SHERMAN OAKS, Calif.--Earl Scheib, Inc. (PINK SHEETS:ESHB) reported its results for the third quarter and nine months ended January 31, 2008 of the fiscal year ending April 30, 2008.

Net sales for the third quarter of fiscal 2008 were $8,242,000, a decrease of 12.5% from the third quarter of fiscal 2007 net sales of $9,417,000. The Company had the same number of sales days in the third quarter of fiscal 2008 and 2007, and operated a weighted-average three fewer retail paint shops in the 2008 quarter compared to 2007. On a same-day basis, same-shop (shops open one year or more) sales decreased by 11.7%; while combined sales in the fleet and truck center and commercial coatings operations remained flat in the third quarter of fiscal 2008 compared to the third quarter of fiscal 2007. The decrease in same-shop, same-day sales was primarily due to a reduction in car volume.

Net sales for the nine months ended January 31, 2008 were $32,182,000, as compared to $34,110,000 for the nine months ended January 31, 2007, a decrease of 5.7%. The Company had the same number of sales days in the nine months ended January 31, 2008 and 2007, and operated a weighted average of one less retail paint shop during the nine months ended January 31, 2008 compared to 2007. On a same-day basis, same-shop sales decreased by 4.8%; while combined sales in the fleet and truck center and commercial coatings operations decreased by $46,000 in the first nine months of fiscal 2008 compared to fiscal 2007. The decrease in same-shop, same-day sales was primarily due to a reduction in car volume.

The operating loss for the third quarter of fiscal 2008 was $1,892,000 compared to an operating loss of $1,433,000 in the third quarter of fiscal 2007. Gross margins decreased in absolute dollars and decreased by 7.2% of sales in the third quarter of fiscal 2008 compared to fiscal 2007 due primarily to the decrease in sales which was proportionally greater than the decrease in the components of cost of sales. Selling, general and administrative expenses decreased by $269,000 but increased by 0.6% of sales in the third quarter of fiscal 2008, compared to 2007, due primarily to the decrease in sales which was proportionally greater than the reduction in selling, general and administrative expenses.

The operating loss for the nine months ended January 31, 2008 was $3,176,000 compared to an operating loss of $1,099,000 in the nine months ended January 31, 2007. Gross margins decreased in absolute dollars and decreased by 4.1% of sales in the nine months ended January 31, 2008 compared to 2007 due primarily to the decrease in sales which was proportionally greater than the decrease in the components of cost of sales. Selling, general and administrative expenses increased by $356,000 or 2.6% of sales due primarily to increased advertising, payrolls and legal/professional services.

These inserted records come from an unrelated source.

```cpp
#define RC(x)            \
  do {                   \
    int _rc = (x);       \
    if (_rc) return _rc; \
  } while (0)

int run(emp_pdl* n, const void* img, int dtype, float sub, float mul, int N, int H, int W, int vh, int vw, int RS,
        int interp, float* o_sem, float* o_ctr, float* o_off, hipStream_t s) {
  const emp_pdl_config& c = n->cfg;
  n->flops = 0.0;
  auto A = [&](const std::string& k) -> Act& { return n->acts.at(k); };
// ... 1594 lines not shown
          rc = pack_conv(n, tm);
          n->params.erase(tm);
          if (rc) return rc;
        }
      }
    }
  }
  const char* heads[3] = {"semantic_head", "ins_center", "ins_xy"};
  for (int k = 0; k < 3; ++k) {
    std::string p = heads[k];
    RC(pack_dw(n, p + ".head.0.0.sepconv.0", n->dec_ch));
    RC(pack_conv(n, p + ".head.0.0.sepconv.1"));
    RC(pack_sepconv_pw(n, p + ".head.0.0.sepconv.1"));
    if (precise_layer(n, p + ".head.0.0")) RC(pack_sepconvp_pw(n, p + ".head.0.0.sepconv.1"));
    RC(upload_f32(n, p + ".head.1.w", n->params[p + ".head.1"].w));
    RC(upload_f32(n, p + ".head.1.b", n->params[p + ".head.1"].b));
  }
  const int ldp = round_up(n->dec_ch + n->ncls, 64);
  for (int k = 0; k < c.num_fc; ++k) RC(pack_conv(n, "semantic_pr.point_head.fc_layers." + std::to_string(k) + ".0", ldp));
  {
    const HostParam& hp = n->params["semantic_pr.point_head.predictor"];
    const int K = (int)hp.shape[1];
    std::vector<float> w((size_t)n->ncls * ldp, 0.f);
    for (int o = 0; o < n->ncls; ++o)
      for (int i = 0; i < K; ++i) w[(size_t)o * ldp + i] = hp.w[(size_t)o * K + i];
    RC(upload_f32(n, "pr.predictor.w", w));
    RC(upload_f32(n, "pr.predictor.b", hp.b));
  }
  if (n->fp32_graph()) RC(finalize32(n));
  if (n->pack256 && !n->fp32_graph()) {
    for (auto& kv : n->convs) {
      DevConv& dc = kv.second;
      const int K = dc.kh * dc.kw * dc.cin_pad + dc.cin2_pad;
      if (dc.w256 || !dc.w || dc.cout % 256 != 0 || dc.cin_pad % 64 != 0 || dc.cin2_pad % 64 != 0 || K < (dc.cin2_pad ? 128 : 512)) continue;
      const size_t halfs = (size_t)dc.cout * K;
      EMP_CHECK_HIP(hipMalloc((void**)&dc.w256, halfs * sizeof(half_t)));
      n->owned.push_back(dc.w256);
      n->image_bytes += halfs * sizeof(half_t);
      const int prc = conv256_pack_weights(dc.w, dc.w256, dc.cout, dc.kh * dc.kw, dc.cin_pad, dc.cin2_pad, nullptr);
      if (prc) return prc;
    }
    EMP_CHECK_HIP(hipStreamSynchronize(nullptr));
  }
  n->finalized = true;
  return EMP_OK;
}

int emp_pdl_set_precision(emp_pdl_t* net, int precision) {
  EMP_REQUIRE(net, "set_precision: null network");
  EMP_REQUIRE(precision >= 0 && precision <= 2, "set_precision: 0 = fp16 engine, 1 = fp32 reference mode, 2 = fp16x3 mode (got %d)", precision);
  EMP_REQUIRE(!net->finalized, "set_precision: call before emp_pdl_finalize");
  net->precision = precision;
  return EMP_OK;
}
int emp_pdl_precision(const emp_pdl_t* net) { return net ? net->precision : -1; }

int emp_pdl_reserve(emp_pdl_t* net, int N, int H, int W) {
  EMP_REQUIRE(net, "reserve: null network");
  if (net->fp32_graph()) return EMP_OK;
  return plan(net, N, H, W, net->pRS > 2 ? net->pRS : 2, nullptr);
}
size_t emp_pdl_arena_bytes(const emp_pdl_t* net) { return net ? net->arena_used : 0; }

int emp_pdl_forward_padded(emp_pdl_t* net, const void* d_image, int image_dtype, float sub, float mul, int N, int vh, int vw,
                           int H, int W, int render_steps, int interpolate_ins, float* d_sem_logits, float* d_ctr_hmp,
                           float* d_offsets, void* stream) {
  EMP_REQUIRE(net && d_image && d_sem_logits && d_ctr_hmp && d_offsets, "forward: null argument");
  EMP_REQUIRE(vh > 0 && vw > 0 && vh <= H && vw <= W, "forward: valid size %dx%d must fit the padded size %dx%d", vh, vw, H, W);
// ... 85 lines not shown
```

Before: 1332.

## Route three-destination 1x1 convs with partial-256 Cout through packed 256x256 kernel

Extends the 256x256 implicit-GEMM conv path to 1x1 convolutions whose Cout is between 129 and 256 and not a multiple of 256, and which write to up to three output buffers. Weights are packed zero-padded to a full 256-column tile, and a new per-column epilogue picks the destination buffer and skips out-of-range channels. The intent is to run fused multi-head 1x1 convs on the faster large-tile kernel instead of the generic igemm. The cost is wasted MMA work on the zero-padded columns and a more branchy epilogue.

```diff
diff --git a/empanada-napari_amd/csrc/common.h b/empanada-napari_amd/csrc/common.h
--- a/empanada-napari_amd/csrc/common.h
+++ b/empanada-napari_amd/csrc/common.h
@@ -78,6 +78,10 @@
 bool conv_uses_256(const ConvParams& p);
 int launch_conv_igemm256(ConvParams p, hipStream_t stream, int kg = 0, int mode = 0, bool wpacked = false);
 int conv256_pack_kgroup(int KT, int Cin);
+int64_t conv256_image_halfs(int Cout, int K);
+bool conv256_multi_shape(int Cout, int KT, int Cin, int Cin2);
+bool conv_igemm256_multi_supported(const ConvParams& p);
+bool conv_uses_256_multi(const ConvParams& p);
 int conv256_pack_weights(const half_t* w, half_t* out, int Cout, int KT, int Cin, int Cin2, hipStream_t stream);
 bool conv_b2b_supported(const ConvParams& p);
 bool conv_igemm_h256_supported(const ConvParams& p);
diff --git a/empanada-napari_amd/csrc/conv_igemm.hip b/empanada-napari_amd/csrc/conv_igemm.hip
--- a/empanada-napari_amd/csrc/conv_igemm.hip
+++ b/empanada-napari_amd/csrc/conv_igemm.hip
@@ -443,6 +443,9 @@
   const bool out2_ok = !p.out2 || (!p.out3 && p.split % 256 == 0);
   return !no256 && out2_ok && conv_igemm256_supported(p) && tiles256 >= 192 && k256 >= (p.in2 ? min_k / 4 : min_k);
 }
+bool conv_uses_256_multi(const ConvParams& p) {
+  return p.out2 && p.out3 && conv_igemm256_multi_supported(p) && (int64_t)cdiv(p.M, 256) >= 192;
+}
 bool conv_uses_h256(const ConvParams& p) {
   static const int h256 = [] { const char* e = getenv("EMP_CONV_H256"); return e ? atoi(e) : 1; }();
   if (!h256 || !conv_igemm_h256_supported(p)) return false;
@@ -485,7 +488,8 @@
   }
   int v = variant & 15, tile = (variant >> 4) & 15, kg = (variant >> 8) & 255, mode256 = (variant >> 16) & 15;
   if ((variant >> 20) & 1) {
-    EMP_REQUIRE(!p.next_w && conv_igemm256_supported(p), "conv: packed weights belong to the 256x256 tile");
+    EMP_REQUIRE(!p.next_w && (conv_igemm256_supported(p) || conv_igemm256_multi_supported(p)),
+                "conv: packed weights belong to the 256x256 tile");
     return launch_conv_igemm256(p, stream, 0, mode256, true);
   }
   if (p.next_w) {
diff --git a/empanada-napari_amd/csrc/conv_igemm256.hip b/empanada-napari_amd/csrc/conv_igemm256.hip
--- a/empanada-napari_amd/csrc/conv_igemm256.hip
+++ b/empanada-napari_amd/csrc/conv_igemm256.hip
@@ -78,6 +78,45 @@
 #pragma unroll
       for (int r = 0; r < 8; ++r) o[r] = (half_t)act_c<ACT>(v[r]);
       *reinterpret_cast<f16x8*>(orow + P * 32) = o;
+    }
+  }
+}
+template <int ACT>
+__device__ __forceinline__ void wave_epilogue_multi(const ConvParams& p, f32x4 (&acc)[4][8], int mrow0, int co0, int fr, int fq) {
+#pragma unroll
+  for (int P = 0; P < 2; ++P) {
+    const int co = co0 + P * 32 + fq * 8;
+    if (co >= p.Cout) continue;
+    float bv[8];
+#pragma unroll
+    for (int r = 0; r < 8; ++r) bv[r] = 0.f;
+    if (p.bias) {
+      const float4 b0 = *reinterpret_cast<const float4*>(p.bias + co);
+      const float4 b1 = *reinterpret_cast<const float4*>(p.bias + co + 4);
+      bv[0] = b0.x; bv[1] = b0.y; bv[2] = b0.z; bv[3] = b0.w;
+      bv[4] = b1.x; bv[5] = b1.y; bv[6] = b1.z; bv[7] = b1.w;
+    }
+    half_t* dst = p.out + co;
+    int dld = p.out_ld;
+    if (p.out2 && co >= p.split) {
+      dst = p.out2 + (co - p.split);
+      dld = p.out2_ld;
+      if (p.out3 && co >= p.split3) {
+        dst = p.out3 + (co - p.split3);
+        dld = p.out3_ld;
+      }
+    }
+#pragma unroll
+    for (int q = 0; q < 8; ++q) {
+      const int m = mrow0 + q * 16 + fr;
+      if (m >= p.M) continue;
+      f16x8 o;
+#pragma unroll
+      for (int r = 0; r < 4; ++r) {
+        o[r] = (half_t)act_c<ACT>(acc[2 * P][q][r] + bv[r]);
+        o[4 + r] = (half_t)act_c<ACT>(acc[2 * P + 1][q][r] + bv[4 + r]);
+      }
+      *reinterpret_cast<f16x8*>(dst + (size_t)m * dld) = o;
     }
   }
 }
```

During the second quarter of fiscal 2008, a former retired executive of the Company, on whose life the Company held a life insurance policy, passed away. As a result, the Company received life insurance proceeds of $415,000 after deduction of an outstanding policy loan of $228,000. Estimates of the cash surrender value of the policy were previously recognized in Other assets on the financial statements. The excess of the proceeds over the previously recorded cash surrender value, amounting to $275,000, is included in the financial results for the nine months ended January 31, 2008.

Net interest expense decreased by $102,000 in the nine month period of fiscal 2008 from fiscal 2007 due primarily to elimination of the Companys prior credit facility financing costs.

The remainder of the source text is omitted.